De même que la ville

De même que la ville, façades rouges tachées de suie qui se répètent rétrécies par la perspective, comme un coffre chinois en contenant un autre plus petit, et celui-ci un autre, et celui-ci un autre, de même les êtres qui l’habitent : monotonie, vulgarité repoussante partout. Comment remplir les heures de cette existence sans fond ? Divinité à deux faces, utilitarisme, puritanisme, c’est à elle que de tels gens peuvent rendre culte, pour eux tout ce qui ne procure pas un profit tangible est un péché.
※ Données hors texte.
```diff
@@ -417,6 +424,7 @@
                           const unsigned char* x_rows, int x_mod) {
   if (f.n != NH || C % ROWS != 0 || mtr > NH + 1 || (long)ROWS * K * NLON >= (1L << 31)) return SDY_ERR_UNSUPPORTED;
   if (ilv == 2 && (C % (2 * ROWS) != 0 || ROWS != 16)) return SDY_ERR_UNSUPPORTED;
+  if (ilv > 2) return SDY_ERR_UNSUPPORTED;
   constexpr int KPW = SDY_FFT_KPW;
   SdyImgMap xmap;
   SDY_TRY(sdy_img_map_fill(xmap, x_rows, B));
@@ -432,12 +440,19 @@
 }
 
 int sdy_fft360_launch_inv(const SdyFftDesc& f, const float* Yf, const float* bias, float* y, int B, int C, int K,
-                          int mtr, int ilv, const int* mcut, hipStream_t stream, float* zt, long zt_bs, double* part) {
+                          int mtr, int ilv, const int* mcut, hipStream_t stream, float* zt, long zt_bs, double* part, int y_tiled) {
   if (f.n != NH || C % ROWS != 0 || mtr > NH + 1 || (long)ROWS * K * NLON >= (1L << 31)) return SDY_ERR_UNSUPPORTED;
-  if (ilv == 2 && (C % (2 * ROWS) != 0 || ROWS != 16)) return SDY_ERR_UNSUPPORTED;
+  if ((ilv == 2 || ilv == 3) && (C % (2 * ROWS) != 0 || ROWS != 16)) return SDY_ERR_UNSUPPORTED;
+  if (ilv < 0 || ilv > 3) return SDY_ERR_UNSUPPORTED;
   if ((zt == nullptr) != (part == nullptr) || (!zt && !y)) return SDY_ERR_ARG;
+  if (y_tiled && (zt || zt_bs <= 0)) return SDY_ERR_ARG;
   constexpr int KPW = SDY_FFT_KPW;
   dim3 grid((C / ROWS) * ((K + KPW - 1) / KPW) * B);
-  hipLaunchKernelGGL((irfft360_kernel<KPW>), grid, dim3(NT), 0, stream, f, Yf, bias, y, B, C, K, mtr, ilv, mcut, zt, zt_bs, part);
+  if (zt)
+    hipLaunchKernelGGL((irfft360_kernel<KPW, true>), grid, dim3(NT), 0, stream, f, Yf, bias, y, B, C, K, mtr, ilv, mcut, zt, zt_bs,
+                       part, 0);
+  else
+    hipLaunchKernelGGL((irfft360_kernel<KPW, false>), grid, dim3(NT), 0, stream, f, Yf, bias, y, B, C, K, mtr, ilv, mcut, zt, zt_bs,
+                       part, y_tiled);
   return sdy_launch_status();
 }
diff --git a/spherical-dyffusion_amd/csrc/leg_par.hip b/spherical-dyffusion_amd/csrc/leg_par.hip
--- a/spherical-dyffusion_amd/csrc/leg_par.hip
+++ b/spherical-dyffusion_amd/csrc/leg_par.hip
@@ -19,6 +19,7 @@
   const float* X; long ldx, sX;
   float* C; long ldc, sC;
   long tsx, tsc;
+  long hsc;
   int rows_out, K, N;
   const int* kdead;
   float out_scale;
@@ -234,8 +235,8 @@
 #pragma unroll
           for (int j = 0; j < 2; ++j) {
             const float e = acc[0][j][4 * r4 + r2], od = acc[1][j][4 * r4 + r2];
-            st4s(row1 + 32 * j, off1, (e + od) * p.out_scale);
-            st4s(row2 + 32 * j, off2, (e - od) * p.out_scale);
+            st4s(row1 + p.hsc * j, off1, (e + od) * p.out_scale);
+            st4s(row2 + p.hsc * j, off2, (e - od) * p.out_scale);
           }
       } else {
 #pragma unroll
@@ -246,8 +247,8 @@
           for (int j = 0; j < 2; ++j)
             if (__builtin_amdgcn_inverse_ballot_w64(m & colm[j])) {
               const float e = acc[0][j][4 * r4 + r2], od = acc[1][j][4 * r4 + r2];
-              st4s(row1 + 32 * j, off1, (e + od) * p.out_scale);
-              st4s(row2 + 32 * j, off2, (e - od) * p.out_scale);
+              st4s(row1 + p.hsc * j, off1, (e + od) * p.out_scale);
+              st4s(row2 + p.hsc * j, off2, (e - od) * p.out_scale);
             }
         }
       }
@@ -309,9 +310,10 @@
 }
 
 int sdy_leg_par_launch(const void* table, float scale, int nz, const float* X, long ldx, long sX, float* C, long ldc,
-                       long sC, int rows_out, int K, int N, int fwd, const int* kdead, hipStream_t stream, long tsx, long tsc) {
+                       long sC, int rows_out, int K, int N, int fwd, const int* kdead, hipStream_t stream, long tsx, long tsc, long hsc) {
   if (!table || !X || !C || nz <= 0 || N <= 0) return SDY_ERR_ARG;
   if ((tsx || tsc) && N % PTN) return SDY_ERR_UNSUPPORTED;
+  if (hsc != 32 && (fwd || !tsc || hsc < 32 || (hsc & 3))) return SDY_ERR_UNSUPPORTED;
   if (rows_out > PM || K > PM || nz > PM) return SDY_ERR_UNSUPPORTED;
   if ((fwd ? K : rows_out) & 1) return SDY_ERR_UNSUPPORTED;
   if ((N & 3) || (ldx & 3) || (sX & 3) || (ldc & 3) || (sC & 3)) return SDY_ERR_ALIGN;
@@ -319,7 +321,7 @@
   p.table = reinterpret_cast<const sdy_f16x8*>(table);
   p.X = X; p.ldx = ldx; p.sX = sX;
   p.C = C; p.ldc = ldc; p.sC = sC;
-  p.tsx = tsx; p.tsc = tsc;
+  p.tsx = tsx; p.tsc = tsc; p.hsc = hsc;
   if ((long)PM * ldx * 4 + (long)N * 4 >= (1L << 32) || (long)8 * ldc * 4 + (long)N * 4 >= (1L << 32)) return SDY_ERR_UNSUPPORTED;
   p.rows_out = rows_out; p.K = K; p.N = N; p.kdead = kdead;
   p.out_scale = 1.0f / (scale * PSX);
```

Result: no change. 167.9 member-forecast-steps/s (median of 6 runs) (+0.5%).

L’imagination leur est aussi étrangère que l’eau pour le désert, ils sont incapables de tout acte superflu, généreux, libre, raison première de l’existence. Et là-bas, au fond de ton être, où vivent des instincts cruels, tu trouves que tu ne saurais condamner ce rêve : la destruction de cette accumulation de niches administratives.

Luis Cernuda, Ocnos

Un tour en ville

Je suis sorti faire. Bon Dieu, voilà que je remettais ça, traîner la savate dans les rues. Je regardais les gueules autour de moi, et je savais que la mienne était pareille. Des tronches vidées de leur sang, des mines pincées, soucieuses, paumées. Des tronches comme des fleurs arrachées de leurs racines et fourrées dans un joli vase ; les couleurs ne duraient pas bien longtemps. Fallait vraiment que je quitte cette ville.